The Role of Nutrition in Preventive Healthcare: Eating for Wellness

woman preparing a healthy mealEating healthy is something that many of us are taught as young children. From sitting down at family dinners and being encouraged to eat our vegetables, to trying new and varied cuisines as we get older, nutrition is a way of life for some. For many, though, this can fall along the wayside. As obesity rates hit record highs, it’s important to understand how simple changes to our lifestyles can make a big difference to the quality of life that we have.

For those studying online courses in health, understanding the impact of nutrition on preventative healthcare is vital – it can motivate us to make healthier choices or consider alternatives when there are no suitable options. Let’s explore what makes nutrition so important – and how small changes can benefit our bodies immensely.

Nutrition is Vital for Healthy Living

There’s an old idea that goes along with healthy eating – coined by the French author Anthelme Brillat-Savarin in the early 19th century, that simply states you are what you eat. In the nearly two centuries since Anthelme penned those sentiments to paper, food has evolved from the homemade meals of old to the work of machines – for many developed nations, food is processed in factories, sent out to transport companies, and then onwards to stores and restaurants, where it is sold for human consumption.

Nutrition, and education about nutrition, is a vital part of encouraging healthy habits and creating standards that encourage healthy living. Programs operate at a state and federal level, encouraging people to eat healthy and in moderation, however, have limited impact. It’s important that healthy living is encouraged early – not only in educational settings but in all parts of life before adults start having the make their own food choices. By reinforcing positive food habits, the risks of chronic illness drop substantially.

What Makes Up Healthy Eating?

The Australian Guide to Healthy Eating provides a picture of the sorts of food groups adults should be consuming to maintain a healthy diet. In particular, it lists the following five food groups that should form an essential part of any nutritious meal plan:

Firstly, it’s recommended that vegetables and legumes/beans should form a large portion of any nutritional plan. Vegetables such as lettuce, cabbage, corn, and sweet potato are rich in water and fiber – if vegetables form a substantial part of your diet, you’ll find that you may feel fuller for longer.

Secondly, food such as grain and wholegrain-based products, such as rice, bread, and oats, are recommended in similar proportions to vegetables. These foods help control cholesterol and blood pressure and may help reduce the risk of chronic conditions such as heart disease.

In lesser quantities, it’s recommended that fruit, dairy, and lean meats also form part of your diet. These can have varied effects – for example, the consumption of dairy products can provide vital calcium for bone strength.
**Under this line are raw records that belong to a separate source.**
#define NEPMI_UNPAREN(...) __VA_ARGS__
#if defined(NEPMI_JIT_CORE)
#define NEPMI_SHAPE_DISPATCH(FN, GENERIC, ARGS)                                   \
// ... 995 lines not shown
    const double ras = m.rc_angular_max + kSkin;
    b_.MN_ang = (int)(1.5 * m.MN_angular * ras * ras * ras / (m.rc_angular_max * m.rc_angular_max * m.rc_angular_max)) + 4;
    if (b_.MN_ang > b_.MN_skin)
      b_.MN_ang = b_.MN_skin;
    if (b_.MN_ang > 65000)
      throw EngineError{-3, "angular Verlet list capacity above 65000 slots is not supported"};
    b_.rc_skin_sq = (float)(rcs * rcs);
    b_.rc_askin_sq = (float)(ras * ras);
    b_.cid = dalloc<int>(N);
    b_.kcell = dalloc<int>(N);
    b_.perm = dalloc<int>(N);
    b_.posq = dalloc<PosQ>(N);
    b_.x0s = dalloc<double>(3 * N);
    b_.nn_skin = dalloc<int>(N);
    b_.nl_skin = dalloc<int>((size_t)b_.MN_skin * N);
    b_.code_skin = dalloc<unsigned short>((size_t)b_.MN_skin * N);
    b_.nn_ang = dalloc<int>(N);
    b_.nl_ang = dalloc<int>((size_t)b_.MN_ang * N);
    b_.code_ang = dalloc<unsigned short>((size_t)b_.MN_ang * N);
    b_.rev_ang = dalloc<unsigned short>((size_t)b_.MN_ang * N);
    b_.nn_rad = dalloc<int>(N);
    b_.nn_angstep = dalloc<int>(N);
    b_.nn_angtrue = dalloc<int>(N);
    if (m.kind == 0) {
      b_.rstash = dalloc<F4>((size_t)(b_.MN_ang + b_.MN_skin) * N);
      b_.acomp = dalloc<F4>((size_t)b_.MN_arows * N);
      b_.amap = dalloc<unsigned short>((size_t)b_.MN_ang * N);
      b_.f12 = dalloc<F4>((size_t)b_.MN_arows * N);
      b_.q = dalloc<float>((size_t)m.dim * N);
      b_.fp = dalloc<float>((size_t)m.dim * N);
      b_.sbuf = dalloc<float>((size_t)(m.n_max_angular + 1) * kNumHarm * N);
      b_.shi = m.L_max > 4 ? dalloc<float>((size_t)(m.n_max_angular + 1) * kHighSums * N) : nullptr;
      b_.KRP = ((m.basis_size_radial + 1) + 3) / 4 * 4;
      b_.atab = dalloc<float>((size_t)N * m.num_types * b_.KRP);
      const AnnMfmaShape as = ann_mfma_shape(m.num_types, m.dim, m.num_neurons, b_.KRP);
      b_.ann_img = as.ok ? dalloc<float>(as.img_floats * m.num_types) : nullptr;
      be_.ann_prepare(md_, b_);
      b_.pe_i = dalloc<float>(N);
      b_.MN_rad = m.MN_radial;
      b_.ccode = dalloc<unsigned short>((size_t)b_.MN_rad * N);
      b_.nn_t0 = dalloc<int>(N);
      b_.prec = dalloc<WinRec>(N);
      b_.aidx = dalloc<unsigned short>((size_t)b_.MN_acomp * N);
      b_.amask = dalloc<unsigned>(4 * (size_t)N);
      b_.MN_wchunks = (b_.MN_ang + 3) / 4 + 2 * ((b_.MN_skin + 3) / 4) + 4;
      b_.wcode = dalloc<unsigned short>((size_t)b_.MN_wchunks * 4 * N);
// ... 411 lines not shown
    if constexpr (B::kHasFusedWindow && B::kHasFusedAngular && S::fixed && S::TS == 0) {
      const size_t need = be_.template fused_image_floats<S>(md_);
      if (!fused_img_ || fused_img_floats_ < need) {
        dfree(fused_img_);
        fused_img_ = dalloc<float>(need);
        fused_img_floats_ = need;
        fused_img_stale_ = true;
      }
      be_.template launch_angular_fused_window<S>(kSlotAngular, N_, md_, b_, export_qfp, fused_img_, fused_img_stale_);
      fused_img_stale_ = false;
    }
  }
  template <class S>
  void launch_angular_fused(int export_qfp = 0)
  {
    if constexpr (B::kHasFusedAngular && S::fixed) {
      const size_t need = be_.template fused_image_floats<S>(md_);
      if (!fused_img_ || fused_img_floats_ < need) {
        dfree(fused_img_);
        fused_img_ = dalloc<float>(need);
        fused_img_floats_ = need;
        fused_img_stale_ = true;
      }
      be_.template launch_angular_fused<S>(kSlotAngular, N_, md_, b_, export_qfp, fused_img_, fused_img_stale_, ang_pair_trip_);
      fused_img_stale_ = false;
    }
  }

  template <class S>
  bool brick_force_wanted(const WinStage& ws2) const
  {
    if constexpr (!(B::kHasBrickForce && S::fixed && S::TS == 2)) {
      return false;
    } else {
      if (!brick_force_ || !ang_fused_active() || b_.level || b_.use_rmask || b_.use_csync || !scatter_wanted<S>(ws2))
        return false;
      return be_.template brick_lds_bytes<S>(md_, win_.wmax) <= B::kMaxLdsBytes;
    }
  }
  template <class S>
  void launch_brick_force(const WinStage& ws2, const int* frozen)
  {
    if constexpr (B::kHasBrickForce && S::fixed && S::TS == 2) {
      if (fused_img_stale_ || !fused_img_) {
        launch_angular_fused<S>(0);
      }
      be_.template launch_brick_force<S>(kSlotAngular, kSlotForce, num_bricks_, N_, ws2, md_, halo_, fmap_, fold_rows_, step_outputs_,
// ... 122 lines not shown
    fused_img_stale_ = true;
  }
  double temperature() const { return temperature_; }
  bool temperature_model() const { return model_.temperature_model; }
  int recompute_s() const
  {
    return recompute_mode_ < 0 ? (model_.MN_angular <= 16 ? 1 : 0) : (recompute_mode_ ? 1 : 0);
  }
  void adopt_from(const EngineT& o)
  {
    use_tiles_ = o.use_tiles_;
    tile_mode_ = o.tile_mode_;
    recompute_mode_ = o.recompute_mode_;
    win_lanes_ = o.win_lanes_;
    win_max_atoms_ = o.win_max_atoms_;
    use_win2_ = o.use_win2_;
    external_skin_ = o.external_skin_;
    force_form_ = o.force_form_;
    use_rmask_ = o.use_rmask_;
    use_csync_ = o.use_csync_;
    ang_fused_ = o.ang_fused_;
    ang_pair_trip_ = o.ang_pair_trip_;
    fold_seam_ = o.fold_seam_;
    brick_force_ = o.brick_force_;
    loop_ctx_ = o.loop_ctx_;
    scatter_disabled_ = o.scatter_disabled_;
    b_.scatter_limit = o.b_.scatter_limit;
    b_.fold_guard = o.b_.fold_guard;
    b_.scatter_hard = o.b_.scatter_hard;
    b_.fold_hard = o.b_.fold_hard;
    hard_factor_ = o.hard_factor_;
    hard_asked_ = o.hard_asked_;
    guard_delay_ = o.guard_delay_;
    guard_delayed_ = o.guard_delayed_;
    if (reverse_ghosts_ != o.reverse_ghosts_)
      set_reverse_ghosts(o.reverse_ghosts_);
    unwrapped_ = o.unwrapped_;
    nhc_fresh_ = o.nhc_fresh_;
    bdp_rng_ = o.bdp_rng_;
    bdp_iset_ = o.bdp_iset_;
    bdp_gset_ = o.bdp_gset_;
    lan_seed_ = o.lan_seed_;
    num_compute = o.num_compute;
    num_rebuild = o.num_rebuild;
    num_discarded = o.num_discarded;
    num_range_handovers = o.num_range_handovers;
// ... 335 lines not shown
  }
  bool scatter_enabled() const { return !scatter_disabled_; }
  void clear_range_hard()
  {
    int ov = 0;
    be_.d2h(&ov, b_.flags + kFlagOverflow, sizeof(int));
    if (ov & kOverflowRangeHard) {
      ov &= ~kOverflowRangeHard;
      be_.h2d(b_.flags + kFlagOverflow, &ov, sizeof(int));
    }
  }
  void disable_scatter()
  {
    if (!scatter_disabled_)
      ++num_range_handovers;
    scatter_disabled_ = true;
    be_.memset(b_.flags + kFlagRange, 0, sizeof(int));
  }
  bool last_scatter_form() const { return last_scatter_form_; }
  void set_angular_fused(bool on) { ang_fused_ = on; }
  void set_angular_pair_trip(bool on) { ang_pair_trip_ = on; }
  bool ang_pair_trip_active() const { return ang_pair_trip_ && (model_.n_max_angular + 2) / 2 <= 4; }
  void set_fold_seam(bool on) { fold_seam_ = on; }
  void set_brick_force(bool on) { brick_force_ = on; }
  static constexpr bool has_brick_force() { return B::kHasBrickForce; }
  void set_loop_context(bool on) { loop_ctx_ = on; }
  void set_step_outputs(bool on) { step_outputs_ = on; }
  bool loop_context() const { return loop_ctx_; }
  void exact_virials()
  {
    if (!virial_local_ || model_.kind != 0 || last_small_)
      return;
    be_.frozen = nullptr;
    NEPMI_SHAPE_DISPATCH(exact_virials_shape, 1, ())
  }
  bool virial_local() const { return virial_local_; }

Finally, in small amounts and only sometimes, are highly processed foods recommended. Unfortunately, while they may taste delicious, these foods often have poor nutritional value – they may not help you feel full, and as a result, you may feel inclined to eat larger volumes of them to feel full.

bowl of fruit muesli

The Importance of Moderation

Where people once fought for food, instead there is relative simplicity – those with money can simply walk into a store, purchase what they need, and go on with their day – no need for hunting and gathering, foraging for foodstuffs, or fighting for scarcity in the developed world – the food is simply there.

That ease of access has caused difficulties, however. No longer needing to fight for food, people can simply eat whatever they like – and with adults living increasingly time-poor lifestyles, it becomes much easier to buy a pre-made meal from a fast-food retailer than to make meals at home. The result has been dire – with chronic conditions linked with poor nutritional health, such as obesity and type-2 diabetes, occurring at record levels within the global population. Some estimates predict that as much as 9% of the global population suffers from the effects of obesity – a truly dire number.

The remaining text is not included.